習近平を「国賓」で呼ぶのは日本の国益に反すると断言できる理由

香港騒乱で露呈した、中国の人権侵害
大原 浩 プロフィール

恩をあだで返す歴史に学ぶべき

すでに米国では、1国2制度を維持しない場合、香港に対する特権をはく奪する動きが加速している。

1972年の事実上の米中国交回復以来、米国は、「民主主義先進国」の仲間入りができるように、「思いやり」を示した。例えば、天安門事件以来交渉が難航していたWTOに共産主義中国が加盟できたのも米国の後押しのおかげである。

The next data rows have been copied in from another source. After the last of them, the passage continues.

# Anima-Lab/MaskDiT

Hardware: AMD Instinct MI355X
Metric: training img/sec MaskDiT-XL/2 256 mask=0.5 bs=1024 (higher is better)
Workload: dtype bf16; 1 GPU; DiT-XL/2 ImageNet256-latent [32x32x4], mask_ratio=0.5, mae_loss_coef=0.1, sample(moments)+class-dropout+fwd+bwd+grad-allreduce+AdamW+EMA, random-init (de-zeroed) weights; global_batch=1024, per_gpu_batch=1024, micro_batch=1024, accum=1, parallelism=dp1

## Files before the change

maskdit_amd/csrc/attention.hip:

```cpp
#include "common.h"
#include <type_traits>
#include "../../include/maskdit_hip.h"

template <int HD>
struct AttnCfg {
  static constexpr int HDK = (HD + 31) / 32 * 32;
  static constexpr int HDN = (HD + 15) / 16 * 16;
  static constexpr int KSTEPS = HDK / 32;
  static constexpr int NFRAG = HDN / 16;
  static constexpr int CH = HD / 8;
  static constexpr int PITCH_CH = (HDK / 8) | 1;
  static constexpr int PITCH = PITCH_CH * 16;
  static constexpr int TILE_BYTES = 64 * PITCH;
};

template <int HD> struct AttnRow {
  static constexpr int NFRAG = AttnCfg<HD>::NFRAG;
  static constexpr int NP = (NFRAG / 2 < HD / 32) ? NFRAG / 2 : HD / 32;
  static constexpr int NT = NFRAG - 2 * NP;
  uint4 pr[NP > 0 ? NP : 1];
  uint2 tl[NT > 0 ? NT : 1];
};
__device__ __forceinline__ unsigned attn_pack2(float a, float b) {
  bf16x2 t;
// ... 683 lines not shown
          for (int qi = 0; qi < QF; ++qi) s[qi][f] = mfma16(kfr, qf[qi][ks], s[qi][f]);
        }
      }
      bf16x8 pf[QF][KB / 32];
      if (kb + KB > Lv) {
#pragma unroll
        for (int qi = 0; qi < QF; ++qi)
#pragma unroll
          for (int f = 0; f < KB / 16; ++f)
#pragma unroll
            for (int r = 0; r < 4; ++r) s[qi][f][r] = (kb + 16 * f + 4 * g + r < Lv) ? s[qi][f][r] : -1e30f;
      }
#pragma unroll
      for (int qi = 0; qi < QF; ++qi) {
        float mx = -1e30f;
#pragma unroll
        for (int f = 0; f < KB / 16; ++f)
#pragma unroll
          for (int r = 0; r < 4; ++r) mx = fmaxf(mx, s[qi][f][r]);
        mx = group_max(mx);
        const float m_new = fmaxf(m_run[qi], mx * scale_log2e);
        const float alpha = fast_exp2(m_run[qi] - m_new);
        float psum = 0.f;
#pragma unroll
        for (int f = 0; f < KB / 16; ++f)
#pragma unroll
          for (int r = 0; r < 4; ++r) {
            const float pv = fast_exp2(__builtin_fmaf(s[qi][f][r], scale_log2e, -m_new));
            s[qi][f][r] = pv;
            psum += pv;
          }
        l_run[qi] = l_run[qi] * alpha + psum;
        m_run[qi] = m_new;
#pragma unroll
        for (int f = 0; f < C::NFRAG; ++f)
#pragma unroll
          for (int r = 0; r < 4; ++r) o[qi][f][r] *= alpha;
#pragma unroll
        for (int ks = 0; ks < KB / 32; ++ks) pf[qi][ks] = pack_pair(s[qi][2 * ks], s[qi][2 * ks + 1]);
      }
#pragma unroll
      for (int ks = 0; ks < KB / 32; ++ks)
#pragma unroll
        for (int f = 0; f < C::NFRAG; ++f) {
          const bf16x8 vfr = sp_frag_cols<HD, L>(Vs, kb + 32 * ks, f, i16, g);
#pragma unroll
          for (int qi = 0; qi < QF; ++qi) o[qi][f] = mfma16(vfr, pf[qi][ks], o[qi][f]);
        }
    }
#pragma unroll
    for (int qi = 0; qi < QF; ++qi) {
      const int q = wave * 16 * KF + 16 * (qp + qi) + i16;
      const float l_tot = group_sum(l_run[qi]);
      const float inv = 1.f / l_tot;
      bf16* orow = out + ((long)b * L + q) * D + h * HD;
      AttnRow<HD> orw;
      attn_pack_row<HD>(orw, o[qi], inv);
      attn_store_row<HD>(orow, g, orw);
      if (g == 0) lse[((long)b * H + h) * L + q] = m_run[qi] + log2f(l_tot);
    }
  }
}

__device__ __forceinline__ void sp_item_coords(int item, int B, int H, int& b, int& h) {
  const int full = (B >> 3) << 3;
  int sid;
  if (item < full * H) {
    const int xcd = item & 7, k = item >> 3;
    const int grp = k / H;
    sid = (grp * 8 + xcd) * H + (k - grp * H);
  } else {
    sid = item;
  }
  b = sid / H;
  h = sid - b * H;
}

#define SP_LDS_BARRIER()                                 \
  {                                                      \
    asm volatile("s_waitcnt lgkmcnt(0)" ::: "memory");   \
    __builtin_amdgcn_s_barrier();                        \
    asm volatile("" ::: "memory");                       \
  }
template <int HD, int KF, int OCC>
__global__ __launch_bounds__(512, OCC) void attn_bwd_sp_kernel(const bf16* __restrict__ qkv, const bf16* __restrict__ out,
                                                              const bf16* __restrict__ dout, const float* __restrict__ lse,
                                                              float* __restrict__ delta, bf16* __restrict__ dqkv, int H,
                                                              float scale, float scale_log2e, int Lv, int B, int dbg) {
  using C = SpCfg<HD>;
  constexpr int L = 128 * KF;
  constexpr int TILE = L * C::PITCH;
  __shared__ __attribute__((aligned(16))) char smem[4 * TILE + 2 * L * 4 + 64];
  char* Qs = smem;
  char* Ks = smem + TILE;
  char* Vs = smem + 2 * TILE;
  char* dOs = smem + 3 * TILE;
  float* lse_s = (float*)(smem + 4 * TILE);
  float* del_s = lse_s + L;
  const int tid = threadIdx.x, lane = tid & 63, wave = tid >> 6;
  const int i16 = lane & 15, g = lane >> 4;
  const int D = H * HD;
  const long ld = 3L * D;
  const int nitems = B * H;

  SpRegs<HD, L> r0, r1, r2, r3;
  bf16x8 of[KF][C::KSTEPS], dof[KF][C::KSTEPS];
  float lse_r = 0.f;
  auto fetch = [&](int item) {
    int b, h;
    sp_item_coords(item, B, H, b, h);
    const bf16* base = qkv + (long)b * L * ld + h * HD;
    const bf16* dobase = dout + (long)b * L * D + h * HD;
    const bf16* obase = out + (long)b * L * D + h * HD;
    sp_load_nb<HD, L>(r0, base, ld, tid);
    sp_load_nb<HD, L>(r1, base + D, ld, tid);
    sp_load_nb<HD, L>(r2, base + 2 * D, ld, tid);
    sp_load_nb<HD, L>(r3, dobase, D, tid);
    lse_r = lse[((long)b * H + h) * L + (tid & (L - 1))];
#pragma unroll
    for (int qi = 0; qi < KF; ++qi) {
      const int q = wave * 16 * KF + 16 * qi + i16;
#pragma unroll
      for (int s = 0; s < C::KSTEPS; ++s) {
        const int d = min(32 * s + 8 * g, HD - 8);
        of[qi][s] = *(const bf16x8*)(obase + (long)q * D + d);
        dof[qi][s] = *(const bf16x8*)(dobase + (long)q * D + d);
      }
    }
  };

  auto stage = [&](int it) {
    int b, h;
    sp_item_coords(it, B, H, b, h);
    const long bh = (long)b * H + h;
    sp_store<HD, L>(r0, Qs, tid);
    sp_store<HD, L>(r1, Ks, tid);
    sp_store<HD, L>(r2, Vs, tid);
    sp_store<HD, L>(r3, dOs, tid);
    if (tid < L) lse_s[tid] = lse_r;
#pragma unroll
    for (int qi = 0; qi < KF; ++qi) {
      const int q = wave * 16 * KF + 16 * qi + i16;
      float dl = 0.f;
#pragma unroll
      for (int s = 0; s < C::KSTEPS; ++s) {
        float part = 0.f;
#pragma unroll
        for (int e = 0; e < 8; ++e) part += bf2f(dof[qi][s][e]) * bf2f(of[qi][s][e]);
        dl += (32 * s + 8 * g < HD) ? part : 0.f;
      }
      dl = group_sum(dl);
      if (g == 0) {
        del_s[q] = dl * scale;
        delta[bh * L + q] = dl;
      }
    }
  };

  int item = blockIdx.x;
  if (item >= nitems) return;
  fetch(item);
  stage(item);
  for (;;) {
    int b, h;
    sp_item_coords(item, B, H, b, h);
    SP_LDS_BARRIER()
    const bool has_next = OCC == 2 && item + (int)gridDim.x < nitems;
    if (has_next && !MDT_EXP(dbg & 2)) fetch(item + gridDim.x);
    __builtin_amdgcn_sched_barrier(0);

#pragma unroll 1
    for (int ki = 0; ki < (MDT_EXP(dbg & 4) ? 0 : KF); ++ki) {
      const int k0 = wave * 16 * KF + 16 * ki;
      bf16x8 kf[C::KSTEPS], vf[C::KSTEPS];
#pragma unroll
      for (int ks = 0; ks < C::KSTEPS; ++ks) {
        kf[ks] = sp_frag_rows<HD, L>(Ks, k0 + i16, ks, g);
        vf[ks] = sp_frag_rows<HD, L>(Vs, k0 + i16, ks, g);
      }
      f32x4 dk[C::NFRAG], dv[C::NFRAG];
#pragma unroll
      for (int f = 0; f < C::NFRAG; ++f) {
        dk[f] = (f32x4){0.f, 0.f, 0.f, 0.f};
        dv[f] = (f32x4){0.f, 0.f, 0.f, 0.f};
      }
      const bool key_ok = (k0 + i16) < Lv;
#pragma unroll 1
      for (int qb = 0; qb < L; qb += 64) {
        f32x4 pm[4], ds[4];
#pragma unroll
        for (int f = 0; f < 4; ++f) {
          f32x4 s = (f32x4){0.f, 0.f, 0.f, 0.f}, dp = (f32x4){0.f, 0.f, 0.f, 0.f};
#pragma unroll
          for (int ks = 0; ks < C::KSTEPS; ++ks) {
            s = mfma16(sp_frag_rows<HD, L>(Qs, qb + 16 * f + i16, ks, g), kf[ks], s);
            dp = mfma16(sp_frag_rows<HD, L>(dOs, qb + 16 * f + i16, ks, g), vf[ks], dp);
          }
          const f32x4 ls = *(const f32x4*)(lse_s + qb + 16 * f + 4 * g);
          const f32x4 dl = *(const f32x4*)(del_s + qb + 16 * f + 4 * g);
#pragma unroll
          for (int r = 0; r < 4; ++r) {
            const float pv = fast_exp2(__builtin_fmaf(s[r], scale_log2e, -ls[r]));
            pm[f][r] = pv;
            ds[f][r] = pv * __builtin_fmaf(dp[r], scale, -dl[r]);
          }
        }
#pragma unroll
        for (int ks = 0; ks < 2; ++ks) {
          const bf16x8 pf = pack_pair(pm[2 * ks], pm[2 * ks + 1]);
          const bf16x8 dsf = pack_pair(ds[2 * ks], ds[2 * ks + 1]);
#pragma unroll
          for (int f = 0; f < C::NFRAG; ++f) {
            dv[f] = mfma16(sp_frag_cols<HD, L>(dOs, qb + 32 * ks, f, i16, g), pf, dv[f]);
            dk[f] = mfma16(sp_frag_cols<HD, L>(Qs, qb + 32 * ks, f, i16, g), dsf, dk[f]);
          }
        }
      }
      bf16* drow = dqkv + ((long)b * L + k0 + i16) * ld + h * HD;
      AttnRow<HD> krw, vrw;
      if (!key_ok) {
#pragma unroll
        for (int f = 0; f < C::NFRAG; ++f) dk[f] = dv[f] = (f32x4){0.f, 0.f, 0.f, 0.f};
      }
      attn_pack_row<HD>(krw, dk);
      attn_pack_row<HD>(vrw, dv);
      if (!MDT_EXP(dbg & 1)) {
        attn_store_row<HD>(drow + D, g, krw);
        attn_store_row<HD>(drow + 2 * D, g, vrw);
      }
    }
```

ところが、米国を追い抜くと豪語しながら、「私たちはまだ発展途上国ですから優遇してください」などと平気で主張するだけではない。国内において外資系企業に対してがんじがらめの規制を行い、恫喝によって先端技術などを献上させるのに、WTOルールを最大限に活用して、米国などの先進国市場を荒らしまわっている。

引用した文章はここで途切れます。